DATA FOR REVIEW:
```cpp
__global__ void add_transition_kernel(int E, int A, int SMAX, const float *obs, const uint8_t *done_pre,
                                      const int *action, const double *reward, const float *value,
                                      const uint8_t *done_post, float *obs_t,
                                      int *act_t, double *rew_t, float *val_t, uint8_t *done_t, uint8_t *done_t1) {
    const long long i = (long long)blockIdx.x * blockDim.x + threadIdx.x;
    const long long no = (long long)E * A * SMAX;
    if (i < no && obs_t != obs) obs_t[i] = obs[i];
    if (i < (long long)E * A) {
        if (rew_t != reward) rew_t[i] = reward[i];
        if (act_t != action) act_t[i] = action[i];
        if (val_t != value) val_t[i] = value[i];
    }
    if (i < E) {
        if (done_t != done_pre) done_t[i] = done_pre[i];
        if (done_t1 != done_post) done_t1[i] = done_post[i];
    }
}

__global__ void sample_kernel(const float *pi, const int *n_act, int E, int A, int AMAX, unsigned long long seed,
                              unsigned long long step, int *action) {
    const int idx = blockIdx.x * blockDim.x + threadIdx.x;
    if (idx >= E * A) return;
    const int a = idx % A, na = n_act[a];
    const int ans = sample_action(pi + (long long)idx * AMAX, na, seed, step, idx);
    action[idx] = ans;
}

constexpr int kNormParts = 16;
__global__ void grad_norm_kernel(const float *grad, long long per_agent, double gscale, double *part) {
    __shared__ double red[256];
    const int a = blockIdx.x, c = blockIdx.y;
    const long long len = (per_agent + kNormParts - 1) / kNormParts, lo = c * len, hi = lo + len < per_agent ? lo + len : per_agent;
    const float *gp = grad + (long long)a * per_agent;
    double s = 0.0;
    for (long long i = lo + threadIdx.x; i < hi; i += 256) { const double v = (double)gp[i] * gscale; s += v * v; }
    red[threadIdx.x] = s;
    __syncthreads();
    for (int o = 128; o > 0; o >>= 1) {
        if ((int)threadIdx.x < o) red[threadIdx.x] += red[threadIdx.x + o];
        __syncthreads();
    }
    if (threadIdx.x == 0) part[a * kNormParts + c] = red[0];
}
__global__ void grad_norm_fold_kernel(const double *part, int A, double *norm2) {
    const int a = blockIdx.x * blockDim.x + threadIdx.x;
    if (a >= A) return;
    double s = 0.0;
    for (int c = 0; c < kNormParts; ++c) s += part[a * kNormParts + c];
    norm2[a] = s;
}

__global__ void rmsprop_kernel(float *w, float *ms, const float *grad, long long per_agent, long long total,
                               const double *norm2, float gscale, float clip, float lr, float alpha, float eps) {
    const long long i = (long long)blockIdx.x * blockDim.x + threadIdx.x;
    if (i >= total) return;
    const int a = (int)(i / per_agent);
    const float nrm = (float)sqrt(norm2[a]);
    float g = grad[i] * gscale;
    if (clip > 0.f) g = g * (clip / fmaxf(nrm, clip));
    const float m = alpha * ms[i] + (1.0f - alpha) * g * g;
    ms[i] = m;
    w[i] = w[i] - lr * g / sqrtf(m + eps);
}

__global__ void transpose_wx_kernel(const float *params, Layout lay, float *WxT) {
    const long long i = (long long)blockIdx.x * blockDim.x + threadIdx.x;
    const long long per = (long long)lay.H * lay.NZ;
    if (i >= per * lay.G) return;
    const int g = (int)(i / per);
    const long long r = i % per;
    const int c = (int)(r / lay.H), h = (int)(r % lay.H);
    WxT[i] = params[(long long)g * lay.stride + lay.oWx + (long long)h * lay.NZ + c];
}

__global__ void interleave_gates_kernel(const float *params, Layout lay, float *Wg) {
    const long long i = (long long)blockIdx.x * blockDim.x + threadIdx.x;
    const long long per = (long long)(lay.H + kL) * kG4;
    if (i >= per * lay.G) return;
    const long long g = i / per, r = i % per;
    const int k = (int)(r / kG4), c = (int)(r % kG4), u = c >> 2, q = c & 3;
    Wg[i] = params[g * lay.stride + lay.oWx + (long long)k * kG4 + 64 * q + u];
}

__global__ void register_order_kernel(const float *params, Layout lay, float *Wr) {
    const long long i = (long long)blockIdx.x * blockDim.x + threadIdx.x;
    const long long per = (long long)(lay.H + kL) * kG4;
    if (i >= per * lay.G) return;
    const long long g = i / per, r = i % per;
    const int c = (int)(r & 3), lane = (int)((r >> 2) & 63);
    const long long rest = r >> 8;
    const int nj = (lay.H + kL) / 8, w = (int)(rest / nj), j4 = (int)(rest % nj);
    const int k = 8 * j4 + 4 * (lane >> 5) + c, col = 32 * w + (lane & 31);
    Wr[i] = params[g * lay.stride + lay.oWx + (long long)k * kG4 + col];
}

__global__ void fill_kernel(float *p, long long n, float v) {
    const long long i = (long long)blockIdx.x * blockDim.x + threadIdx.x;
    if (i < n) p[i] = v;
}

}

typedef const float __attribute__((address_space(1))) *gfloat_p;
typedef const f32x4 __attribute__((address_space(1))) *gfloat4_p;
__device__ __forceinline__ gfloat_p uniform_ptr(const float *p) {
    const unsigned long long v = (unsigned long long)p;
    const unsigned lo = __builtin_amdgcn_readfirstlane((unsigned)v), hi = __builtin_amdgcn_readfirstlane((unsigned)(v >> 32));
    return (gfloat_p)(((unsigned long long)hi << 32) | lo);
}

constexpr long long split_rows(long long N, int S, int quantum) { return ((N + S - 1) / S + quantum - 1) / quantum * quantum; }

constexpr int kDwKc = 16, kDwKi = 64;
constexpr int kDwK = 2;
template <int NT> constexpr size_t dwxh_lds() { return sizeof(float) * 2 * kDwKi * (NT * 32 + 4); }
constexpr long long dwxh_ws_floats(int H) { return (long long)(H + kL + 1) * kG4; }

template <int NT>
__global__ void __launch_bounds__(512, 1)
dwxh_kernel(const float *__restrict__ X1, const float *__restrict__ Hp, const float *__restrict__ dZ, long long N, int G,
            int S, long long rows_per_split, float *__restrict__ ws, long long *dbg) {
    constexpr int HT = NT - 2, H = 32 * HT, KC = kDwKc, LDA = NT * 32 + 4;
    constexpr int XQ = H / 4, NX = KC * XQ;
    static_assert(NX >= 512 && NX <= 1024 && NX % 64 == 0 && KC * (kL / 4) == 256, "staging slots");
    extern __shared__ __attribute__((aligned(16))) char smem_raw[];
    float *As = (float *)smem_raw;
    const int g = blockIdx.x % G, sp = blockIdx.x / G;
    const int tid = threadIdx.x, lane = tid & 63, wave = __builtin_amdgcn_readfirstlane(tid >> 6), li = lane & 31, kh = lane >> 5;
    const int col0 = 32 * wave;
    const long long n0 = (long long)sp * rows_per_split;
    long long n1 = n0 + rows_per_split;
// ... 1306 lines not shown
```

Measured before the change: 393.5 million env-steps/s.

TASK BRIEF:
The listing must be repeated in full, with nothing altered.

WRITTEN REPLY:
```cpp
__global__ void add_transition_kernel(int E, int A, int SMAX, const float *obs, const uint8_t *done_pre,
                                      const int *action, const double *reward, const float *value,
                                      const uint8_t *done_post, float *obs_t,
                                      int *act_t, double *rew_t, float *val_t, uint8_t *done_t, uint8_t *done_t1) {
    const long long i = (long long)blockIdx.x * blockDim.x + threadIdx.x;
    const long long no = (long long)E * A * SMAX;
    if (i < no && obs_t != obs) obs_t[i] = obs[i];
    if (i < (long long)E * A) {
        if (rew_t != reward) rew_t[i] = reward[i];
        if (act_t != action) act_t[i] = action[i];
        if (val_t != value) val_t[i] = value[i];
    }
    if (i < E) {
        if (done_t != done_pre) done_t[i] = done_pre[i];
        if (done_t1 != done_post) done_t1[i] = done_post[i];
    }
}

__global__ void sample_kernel(const float *pi, const int *n_act, int E, int A, int AMAX, unsigned long long seed,
                              unsigned long long step, int *action) {
    const int idx = blockIdx.x * blockDim.x + threadIdx.x;
    if (idx >= E * A) return;
    const int a = idx % A, na = n_act[a];
    const int ans = sample_action(pi + (long long)idx * AMAX, na, seed, step, idx);
    action[idx] = ans;
}

constexpr int kNormParts = 16;
__global__ void grad_norm_kernel(const float *grad, long long per_agent, double gscale, double *part) {
    __shared__ double red[256];
    const int a = blockIdx.x, c = blockIdx.y;
    const long long len = (per_agent + kNormParts - 1) / kNormParts, lo = c * len, hi = lo + len < per_agent ? lo + len : per_agent;
    const float *gp = grad + (long long)a * per_agent;
    double s = 0.0;
    for (long long i = lo + threadIdx.x; i < hi; i += 256) { const double v = (double)gp[i] * gscale; s += v * v; }
    red[threadIdx.x] = s;
    __syncthreads();
    for (int o = 128; o > 0; o >>= 1) {
        if ((int)threadIdx.x < o) red[threadIdx.x] += red[threadIdx.x + o];
        __syncthreads();
    }
    if (threadIdx.x == 0) part[a * kNormParts + c] = red[0];
}
__global__ void grad_norm_fold_kernel(const double *part, int A, double *norm2) {
    const int a = blockIdx.x * blockDim.x + threadIdx.x;
    if (a >= A) return;
    double s = 0.0;
    for (int c = 0; c < kNormParts; ++c) s += part[a * kNormParts + c];
    norm2[a] = s;
}

__global__ void rmsprop_kernel(float *w, float *ms, const float *grad, long long per_agent, long long total,
                               const double *norm2, float gscale, float clip, float lr, float alpha, float eps) {
    const long long i = (long long)blockIdx.x * blockDim.x + threadIdx.x;
    if (i >= total) return;
    const int a = (int)(i / per_agent);
    const float nrm = (float)sqrt(norm2[a]);
    float g = grad[i] * gscale;
    if (clip > 0.f) g = g * (clip / fmaxf(nrm, clip));
    const float m = alpha * ms[i] + (1.0f - alpha) * g * g;
    ms[i] = m;
    w[i] = w[i] - lr * g / sqrtf(m + eps);
}

__global__ void transpose_wx_kernel(const float *params, Layout lay, float *WxT) {
    const long long i = (long long)blockIdx.x * blockDim.x + threadIdx.x;
    const long long per = (long long)lay.H * lay.NZ;
    if (i >= per * lay.G) return;
    const int g = (int)(i / per);
    const long long r = i % per;
    const int c = (int)(r / lay.H), h = (int)(r % lay.H);
    WxT[i] = params[(long long)g * lay.stride + lay.oWx + (long long)h * lay.NZ + c];
}

__global__ void interleave_gates_kernel(const float *params, Layout lay, float *Wg) {
    const long long i = (long long)blockIdx.x * blockDim.x + threadIdx.x;
    const long long per = (long long)(lay.H + kL) * kG4;
    if (i >= per * lay.G) return;
    const long long g = i / per, r = i % per;
    const int k = (int)(r / kG4), c = (int)(r % kG4), u = c >> 2, q = c & 3;
    Wg[i] = params[g * lay.stride + lay.oWx + (long long)k * kG4 + 64 * q + u];
}

__global__ void register_order_kernel(const float *params, Layout lay, float *Wr) {
    const long long i = (long long)blockIdx.x * blockDim.x + threadIdx.x;
    const long long per = (long long)(lay.H + kL) * kG4;
    if (i >= per * lay.G) return;
    const long long g = i / per, r = i % per;
    const int c = (int)(r & 3), lane = (int)((r >> 2) & 63);
    const long long rest = r >> 8;
    const int nj = (lay.H + kL) / 8, w = (int)(rest / nj), j4 = (int)(rest % nj);
    const int k = 8 * j4 + 4 * (lane >> 5) + c, col = 32 * w + (lane & 31);
    Wr[i] = params[g * lay.stride + lay.oWx + (long long)k * kG4 + col];
}

__global__ void fill_kernel(float *p, long long n, float v) {
    const long long i = (long long)blockIdx.x * blockDim.x + threadIdx.x;
    if (i < n) p[i] = v;
}

}

typedef const float __attribute__((address_space(1))) *gfloat_p;
typedef const f32x4 __attribute__((address_space(1))) *gfloat4_p;
__device__ __forceinline__ gfloat_p uniform_ptr(const float *p) {
    const unsigned long long v = (unsigned long long)p;
    const unsigned lo = __builtin_amdgcn_readfirstlane((unsigned)v), hi = __builtin_amdgcn_readfirstlane((unsigned)(v >> 32));
    return (gfloat_p)(((unsigned long long)hi << 32) | lo);
}

constexpr long long split_rows(long long N, int S, int quantum) { return ((N + S - 1) / S + quantum - 1) / quantum * quantum; }

constexpr int kDwKc = 16, kDwKi = 64;
constexpr int kDwK = 2;
template <int NT> constexpr size_t dwxh_lds() { return sizeof(float) * 2 * kDwKi * (NT * 32 + 4); }
constexpr long long dwxh_ws_floats(int H) { return (long long)(H + kL + 1) * kG4; }

template <int NT>
__global__ void __launch_bounds__(512, 1)
dwxh_kernel(const float *__restrict__ X1, const float *__restrict__ Hp, const float *__restrict__ dZ, long long N, int G,
            int S, long long rows_per_split, float *__restrict__ ws, long long *dbg) {
    constexpr int HT = NT - 2, H = 32 * HT, KC = kDwKc, LDA = NT * 32 + 4;
    constexpr int XQ = H / 4, NX = KC * XQ;
    static_assert(NX >= 512 && NX <= 1024 && NX % 64 == 0 && KC * (kL / 4) == 256, "staging slots");
    extern __shared__ __attribute__((aligned(16))) char smem_raw[];
    float *As = (float *)smem_raw;
    const int g = blockIdx.x % G, sp = blockIdx.x / G;
    const int tid = threadIdx.x, lane = tid & 63, wave = __builtin_amdgcn_readfirstlane(tid >> 6), li = lane & 31, kh = lane >> 5;
    const int col0 = 32 * wave;
    const long long n0 = (long long)sp * rows_per_split;
    long long n1 = n0 + rows_per_split;
// ... 1306 lines not shown
```

Measured before the change: 393.5 million env-steps/s.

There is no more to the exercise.